SUPPLIED RECORDS >>
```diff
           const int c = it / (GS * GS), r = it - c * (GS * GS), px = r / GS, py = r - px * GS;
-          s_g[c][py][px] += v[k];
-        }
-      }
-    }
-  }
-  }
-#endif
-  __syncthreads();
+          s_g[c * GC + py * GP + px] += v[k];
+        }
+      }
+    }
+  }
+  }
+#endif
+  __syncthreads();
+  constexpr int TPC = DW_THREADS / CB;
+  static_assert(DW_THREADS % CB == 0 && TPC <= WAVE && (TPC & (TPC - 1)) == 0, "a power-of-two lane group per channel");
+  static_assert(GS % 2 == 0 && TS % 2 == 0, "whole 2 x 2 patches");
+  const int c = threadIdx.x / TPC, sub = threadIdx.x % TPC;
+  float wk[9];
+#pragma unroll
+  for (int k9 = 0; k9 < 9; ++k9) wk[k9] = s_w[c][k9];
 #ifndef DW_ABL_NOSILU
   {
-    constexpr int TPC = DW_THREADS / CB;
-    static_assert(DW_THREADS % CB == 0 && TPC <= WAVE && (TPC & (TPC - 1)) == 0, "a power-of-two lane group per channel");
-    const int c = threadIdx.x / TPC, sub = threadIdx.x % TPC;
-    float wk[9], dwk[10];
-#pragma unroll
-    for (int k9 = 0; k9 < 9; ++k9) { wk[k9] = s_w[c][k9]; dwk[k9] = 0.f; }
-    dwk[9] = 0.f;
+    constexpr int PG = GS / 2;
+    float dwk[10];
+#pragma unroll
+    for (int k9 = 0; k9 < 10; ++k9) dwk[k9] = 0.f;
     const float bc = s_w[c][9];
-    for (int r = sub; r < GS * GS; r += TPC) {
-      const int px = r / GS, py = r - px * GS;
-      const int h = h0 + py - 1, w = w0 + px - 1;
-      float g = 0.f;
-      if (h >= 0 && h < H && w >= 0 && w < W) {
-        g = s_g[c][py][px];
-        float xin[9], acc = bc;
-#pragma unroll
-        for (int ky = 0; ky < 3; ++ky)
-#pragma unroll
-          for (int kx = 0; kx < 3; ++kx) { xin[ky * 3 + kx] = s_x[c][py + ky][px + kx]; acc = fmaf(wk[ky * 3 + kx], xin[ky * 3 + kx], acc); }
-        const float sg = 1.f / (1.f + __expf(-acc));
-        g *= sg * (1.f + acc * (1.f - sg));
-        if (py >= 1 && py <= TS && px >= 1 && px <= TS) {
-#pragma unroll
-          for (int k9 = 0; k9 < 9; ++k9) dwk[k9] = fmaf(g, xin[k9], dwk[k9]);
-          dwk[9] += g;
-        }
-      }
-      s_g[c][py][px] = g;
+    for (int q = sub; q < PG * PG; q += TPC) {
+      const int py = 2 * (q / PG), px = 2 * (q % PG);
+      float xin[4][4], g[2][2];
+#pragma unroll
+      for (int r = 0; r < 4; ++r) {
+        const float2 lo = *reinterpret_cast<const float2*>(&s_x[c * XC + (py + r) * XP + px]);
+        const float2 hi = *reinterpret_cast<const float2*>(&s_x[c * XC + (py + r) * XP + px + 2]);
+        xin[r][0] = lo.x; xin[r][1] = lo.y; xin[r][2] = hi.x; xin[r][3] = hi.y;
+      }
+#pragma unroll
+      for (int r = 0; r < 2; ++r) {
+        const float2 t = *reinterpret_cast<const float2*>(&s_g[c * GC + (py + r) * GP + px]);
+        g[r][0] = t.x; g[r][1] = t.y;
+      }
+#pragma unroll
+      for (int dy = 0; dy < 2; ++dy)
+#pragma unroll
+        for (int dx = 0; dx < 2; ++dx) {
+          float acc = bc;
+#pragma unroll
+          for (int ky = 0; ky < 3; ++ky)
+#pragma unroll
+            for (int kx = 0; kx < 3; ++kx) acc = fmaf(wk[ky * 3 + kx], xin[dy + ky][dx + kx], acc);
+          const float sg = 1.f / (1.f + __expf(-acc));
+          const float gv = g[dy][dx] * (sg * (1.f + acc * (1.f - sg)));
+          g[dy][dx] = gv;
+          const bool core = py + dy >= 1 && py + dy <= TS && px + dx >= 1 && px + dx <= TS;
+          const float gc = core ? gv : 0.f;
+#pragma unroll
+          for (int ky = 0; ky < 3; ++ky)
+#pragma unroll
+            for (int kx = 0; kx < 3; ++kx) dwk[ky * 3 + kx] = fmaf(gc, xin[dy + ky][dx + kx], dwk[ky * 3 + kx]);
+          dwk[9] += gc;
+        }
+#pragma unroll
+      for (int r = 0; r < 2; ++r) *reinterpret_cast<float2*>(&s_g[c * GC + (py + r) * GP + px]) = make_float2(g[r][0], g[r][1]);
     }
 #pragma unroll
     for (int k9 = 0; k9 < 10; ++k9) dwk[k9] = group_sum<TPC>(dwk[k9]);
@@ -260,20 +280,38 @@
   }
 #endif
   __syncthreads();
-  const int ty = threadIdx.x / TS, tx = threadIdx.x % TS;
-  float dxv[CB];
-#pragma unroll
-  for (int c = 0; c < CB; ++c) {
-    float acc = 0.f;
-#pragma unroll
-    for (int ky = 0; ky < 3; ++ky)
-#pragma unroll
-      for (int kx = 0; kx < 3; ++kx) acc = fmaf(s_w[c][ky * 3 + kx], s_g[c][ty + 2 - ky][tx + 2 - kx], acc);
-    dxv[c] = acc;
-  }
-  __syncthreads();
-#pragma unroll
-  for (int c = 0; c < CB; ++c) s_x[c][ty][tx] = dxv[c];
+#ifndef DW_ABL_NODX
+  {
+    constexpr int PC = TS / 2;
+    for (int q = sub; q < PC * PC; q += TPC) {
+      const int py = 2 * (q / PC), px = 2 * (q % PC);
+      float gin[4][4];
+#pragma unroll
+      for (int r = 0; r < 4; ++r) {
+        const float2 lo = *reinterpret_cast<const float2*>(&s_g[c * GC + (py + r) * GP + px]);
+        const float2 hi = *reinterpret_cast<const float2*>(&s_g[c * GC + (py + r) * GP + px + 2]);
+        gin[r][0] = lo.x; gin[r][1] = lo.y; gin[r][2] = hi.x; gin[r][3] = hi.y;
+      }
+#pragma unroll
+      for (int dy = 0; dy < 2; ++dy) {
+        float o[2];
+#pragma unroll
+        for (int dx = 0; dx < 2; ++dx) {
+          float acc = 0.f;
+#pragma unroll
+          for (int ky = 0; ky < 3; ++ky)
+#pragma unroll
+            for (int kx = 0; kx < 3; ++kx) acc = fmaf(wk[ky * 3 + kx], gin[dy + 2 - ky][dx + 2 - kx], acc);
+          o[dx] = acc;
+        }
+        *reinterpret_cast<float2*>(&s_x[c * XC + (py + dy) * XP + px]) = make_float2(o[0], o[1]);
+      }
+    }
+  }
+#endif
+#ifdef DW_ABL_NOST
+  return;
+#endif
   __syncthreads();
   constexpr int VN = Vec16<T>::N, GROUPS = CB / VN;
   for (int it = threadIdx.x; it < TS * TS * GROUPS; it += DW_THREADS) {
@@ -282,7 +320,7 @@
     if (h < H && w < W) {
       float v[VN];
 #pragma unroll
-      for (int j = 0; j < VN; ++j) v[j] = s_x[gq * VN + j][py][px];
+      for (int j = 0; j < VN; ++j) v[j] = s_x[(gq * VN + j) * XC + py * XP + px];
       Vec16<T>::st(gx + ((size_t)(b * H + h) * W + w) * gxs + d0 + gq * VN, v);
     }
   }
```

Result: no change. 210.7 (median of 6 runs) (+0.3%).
==
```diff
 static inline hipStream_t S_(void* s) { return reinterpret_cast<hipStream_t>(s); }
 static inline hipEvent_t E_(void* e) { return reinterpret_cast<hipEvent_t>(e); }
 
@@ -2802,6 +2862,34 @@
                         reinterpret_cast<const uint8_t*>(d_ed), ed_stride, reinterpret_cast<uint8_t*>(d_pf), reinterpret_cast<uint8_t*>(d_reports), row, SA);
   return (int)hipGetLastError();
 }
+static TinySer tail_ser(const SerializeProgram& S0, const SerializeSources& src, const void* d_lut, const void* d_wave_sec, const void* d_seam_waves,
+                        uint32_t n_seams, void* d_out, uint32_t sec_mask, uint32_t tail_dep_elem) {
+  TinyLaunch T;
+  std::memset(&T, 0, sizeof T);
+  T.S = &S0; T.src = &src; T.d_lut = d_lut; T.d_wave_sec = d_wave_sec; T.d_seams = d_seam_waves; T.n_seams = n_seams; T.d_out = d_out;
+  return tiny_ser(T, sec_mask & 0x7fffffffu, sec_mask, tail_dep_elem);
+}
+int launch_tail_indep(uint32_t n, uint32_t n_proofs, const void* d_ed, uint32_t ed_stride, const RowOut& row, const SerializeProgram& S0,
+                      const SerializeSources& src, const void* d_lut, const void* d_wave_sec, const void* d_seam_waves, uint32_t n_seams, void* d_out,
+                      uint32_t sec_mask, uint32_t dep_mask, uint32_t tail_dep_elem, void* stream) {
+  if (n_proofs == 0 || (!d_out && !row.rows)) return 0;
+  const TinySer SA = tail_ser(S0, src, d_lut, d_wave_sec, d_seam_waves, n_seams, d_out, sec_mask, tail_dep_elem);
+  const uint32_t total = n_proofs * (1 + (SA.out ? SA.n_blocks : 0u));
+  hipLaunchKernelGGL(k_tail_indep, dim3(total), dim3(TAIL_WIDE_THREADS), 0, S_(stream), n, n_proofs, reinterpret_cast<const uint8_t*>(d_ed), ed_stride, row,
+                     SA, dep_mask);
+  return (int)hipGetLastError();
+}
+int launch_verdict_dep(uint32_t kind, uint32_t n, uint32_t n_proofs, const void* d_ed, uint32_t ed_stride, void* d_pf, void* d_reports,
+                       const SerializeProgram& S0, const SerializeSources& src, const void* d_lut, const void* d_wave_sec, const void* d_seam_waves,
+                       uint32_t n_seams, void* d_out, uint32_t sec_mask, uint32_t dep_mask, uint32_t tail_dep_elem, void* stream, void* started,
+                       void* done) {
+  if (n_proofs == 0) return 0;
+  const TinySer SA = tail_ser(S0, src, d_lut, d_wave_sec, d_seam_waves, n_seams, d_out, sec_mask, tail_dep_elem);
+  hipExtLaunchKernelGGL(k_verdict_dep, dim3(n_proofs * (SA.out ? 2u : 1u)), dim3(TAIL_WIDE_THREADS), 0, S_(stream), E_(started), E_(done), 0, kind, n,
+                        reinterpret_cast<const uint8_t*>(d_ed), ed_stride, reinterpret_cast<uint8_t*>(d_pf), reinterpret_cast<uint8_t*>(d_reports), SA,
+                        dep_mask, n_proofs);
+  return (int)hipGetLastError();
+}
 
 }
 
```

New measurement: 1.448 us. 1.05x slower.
==
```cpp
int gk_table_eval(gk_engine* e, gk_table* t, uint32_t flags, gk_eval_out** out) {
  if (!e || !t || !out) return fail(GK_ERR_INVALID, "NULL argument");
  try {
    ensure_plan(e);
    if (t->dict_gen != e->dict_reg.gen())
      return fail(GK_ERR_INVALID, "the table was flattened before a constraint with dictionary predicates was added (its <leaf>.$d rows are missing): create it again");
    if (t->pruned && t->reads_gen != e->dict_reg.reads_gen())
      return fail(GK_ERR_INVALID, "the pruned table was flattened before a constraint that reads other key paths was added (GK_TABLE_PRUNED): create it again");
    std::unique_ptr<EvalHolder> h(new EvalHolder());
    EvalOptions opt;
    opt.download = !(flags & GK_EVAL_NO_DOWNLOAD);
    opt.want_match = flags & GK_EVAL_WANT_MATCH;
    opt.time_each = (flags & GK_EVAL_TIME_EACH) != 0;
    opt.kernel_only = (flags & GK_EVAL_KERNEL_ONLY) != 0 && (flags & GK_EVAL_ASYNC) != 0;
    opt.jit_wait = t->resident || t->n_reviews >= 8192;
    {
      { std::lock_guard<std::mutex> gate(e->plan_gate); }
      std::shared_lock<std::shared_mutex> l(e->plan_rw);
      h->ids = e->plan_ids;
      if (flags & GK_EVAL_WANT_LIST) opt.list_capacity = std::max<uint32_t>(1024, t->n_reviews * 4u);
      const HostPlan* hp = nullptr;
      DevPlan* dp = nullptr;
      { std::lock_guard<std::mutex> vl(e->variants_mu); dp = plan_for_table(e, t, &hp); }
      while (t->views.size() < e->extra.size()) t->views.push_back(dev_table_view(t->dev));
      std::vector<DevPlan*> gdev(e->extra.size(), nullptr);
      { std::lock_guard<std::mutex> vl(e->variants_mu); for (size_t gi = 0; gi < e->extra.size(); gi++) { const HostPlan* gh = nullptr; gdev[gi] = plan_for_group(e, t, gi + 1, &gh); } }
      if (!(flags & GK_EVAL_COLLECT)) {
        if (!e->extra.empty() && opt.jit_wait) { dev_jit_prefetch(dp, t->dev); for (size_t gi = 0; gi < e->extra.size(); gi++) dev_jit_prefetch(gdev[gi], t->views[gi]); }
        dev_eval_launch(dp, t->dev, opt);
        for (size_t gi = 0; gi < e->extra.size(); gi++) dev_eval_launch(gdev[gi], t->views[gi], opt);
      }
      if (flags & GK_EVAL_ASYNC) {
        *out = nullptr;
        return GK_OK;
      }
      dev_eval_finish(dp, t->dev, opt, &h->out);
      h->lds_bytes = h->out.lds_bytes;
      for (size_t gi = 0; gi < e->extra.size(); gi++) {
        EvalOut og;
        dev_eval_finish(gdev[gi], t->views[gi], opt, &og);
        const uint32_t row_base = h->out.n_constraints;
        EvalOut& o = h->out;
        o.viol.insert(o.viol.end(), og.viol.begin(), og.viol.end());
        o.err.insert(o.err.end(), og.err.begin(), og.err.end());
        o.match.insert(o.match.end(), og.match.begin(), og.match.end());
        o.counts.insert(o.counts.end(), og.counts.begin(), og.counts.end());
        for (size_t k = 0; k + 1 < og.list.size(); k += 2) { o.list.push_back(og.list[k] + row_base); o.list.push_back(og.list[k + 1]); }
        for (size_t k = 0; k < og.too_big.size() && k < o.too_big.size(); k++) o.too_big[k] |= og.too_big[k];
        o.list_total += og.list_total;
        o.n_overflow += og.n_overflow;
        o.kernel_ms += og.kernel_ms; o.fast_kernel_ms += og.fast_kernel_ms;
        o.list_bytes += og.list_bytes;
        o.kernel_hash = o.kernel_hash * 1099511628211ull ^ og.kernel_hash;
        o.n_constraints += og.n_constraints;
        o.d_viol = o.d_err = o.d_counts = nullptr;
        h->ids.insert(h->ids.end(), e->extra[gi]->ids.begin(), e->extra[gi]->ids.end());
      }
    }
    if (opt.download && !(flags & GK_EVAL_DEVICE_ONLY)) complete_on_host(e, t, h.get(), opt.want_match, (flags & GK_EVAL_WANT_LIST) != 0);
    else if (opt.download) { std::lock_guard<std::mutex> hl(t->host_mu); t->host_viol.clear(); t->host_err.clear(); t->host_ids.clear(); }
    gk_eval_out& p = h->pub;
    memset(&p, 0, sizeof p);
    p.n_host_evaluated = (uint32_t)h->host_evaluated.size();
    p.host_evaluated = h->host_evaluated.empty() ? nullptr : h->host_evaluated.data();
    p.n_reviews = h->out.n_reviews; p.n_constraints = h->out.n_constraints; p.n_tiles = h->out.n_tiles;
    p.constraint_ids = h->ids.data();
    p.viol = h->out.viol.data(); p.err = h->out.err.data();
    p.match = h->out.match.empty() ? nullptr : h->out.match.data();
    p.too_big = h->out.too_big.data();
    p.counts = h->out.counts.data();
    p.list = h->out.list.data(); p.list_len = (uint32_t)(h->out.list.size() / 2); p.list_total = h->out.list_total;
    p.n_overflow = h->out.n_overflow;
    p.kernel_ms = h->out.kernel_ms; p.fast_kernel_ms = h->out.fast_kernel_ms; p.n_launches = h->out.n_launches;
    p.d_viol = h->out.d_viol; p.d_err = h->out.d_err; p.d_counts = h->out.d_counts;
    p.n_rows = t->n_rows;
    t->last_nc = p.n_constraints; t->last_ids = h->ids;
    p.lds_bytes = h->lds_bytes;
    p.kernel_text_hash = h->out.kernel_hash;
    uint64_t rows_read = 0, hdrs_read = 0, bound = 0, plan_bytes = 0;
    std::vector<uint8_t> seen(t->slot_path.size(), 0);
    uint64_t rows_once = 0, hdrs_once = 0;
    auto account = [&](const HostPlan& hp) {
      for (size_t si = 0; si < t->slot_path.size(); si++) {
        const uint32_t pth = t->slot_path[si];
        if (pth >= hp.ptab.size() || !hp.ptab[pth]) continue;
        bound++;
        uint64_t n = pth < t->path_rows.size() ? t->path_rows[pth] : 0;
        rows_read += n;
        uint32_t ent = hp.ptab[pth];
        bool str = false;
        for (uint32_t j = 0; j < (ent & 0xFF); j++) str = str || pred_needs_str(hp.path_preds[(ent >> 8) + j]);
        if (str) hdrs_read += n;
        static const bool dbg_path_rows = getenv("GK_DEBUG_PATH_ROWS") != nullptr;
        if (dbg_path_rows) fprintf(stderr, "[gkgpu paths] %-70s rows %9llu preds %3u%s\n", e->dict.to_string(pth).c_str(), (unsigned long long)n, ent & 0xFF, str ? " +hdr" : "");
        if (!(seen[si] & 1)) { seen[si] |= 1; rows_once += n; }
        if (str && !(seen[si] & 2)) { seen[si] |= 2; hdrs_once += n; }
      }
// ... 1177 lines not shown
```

ABOUT THIS TASK >> All lines above that contain the word "seen" are to be copied.

SOLUTION FOR THIS EXERCISE >>
    std::vector<uint8_t> seen(t->slot_path.size(), 0);
        if (!(seen[si] & 1)) { seen[si] |= 1; rows_once += n; }
        if (str && !(seen[si] & 2)) { seen[si] |= 2; hdrs_once += n; }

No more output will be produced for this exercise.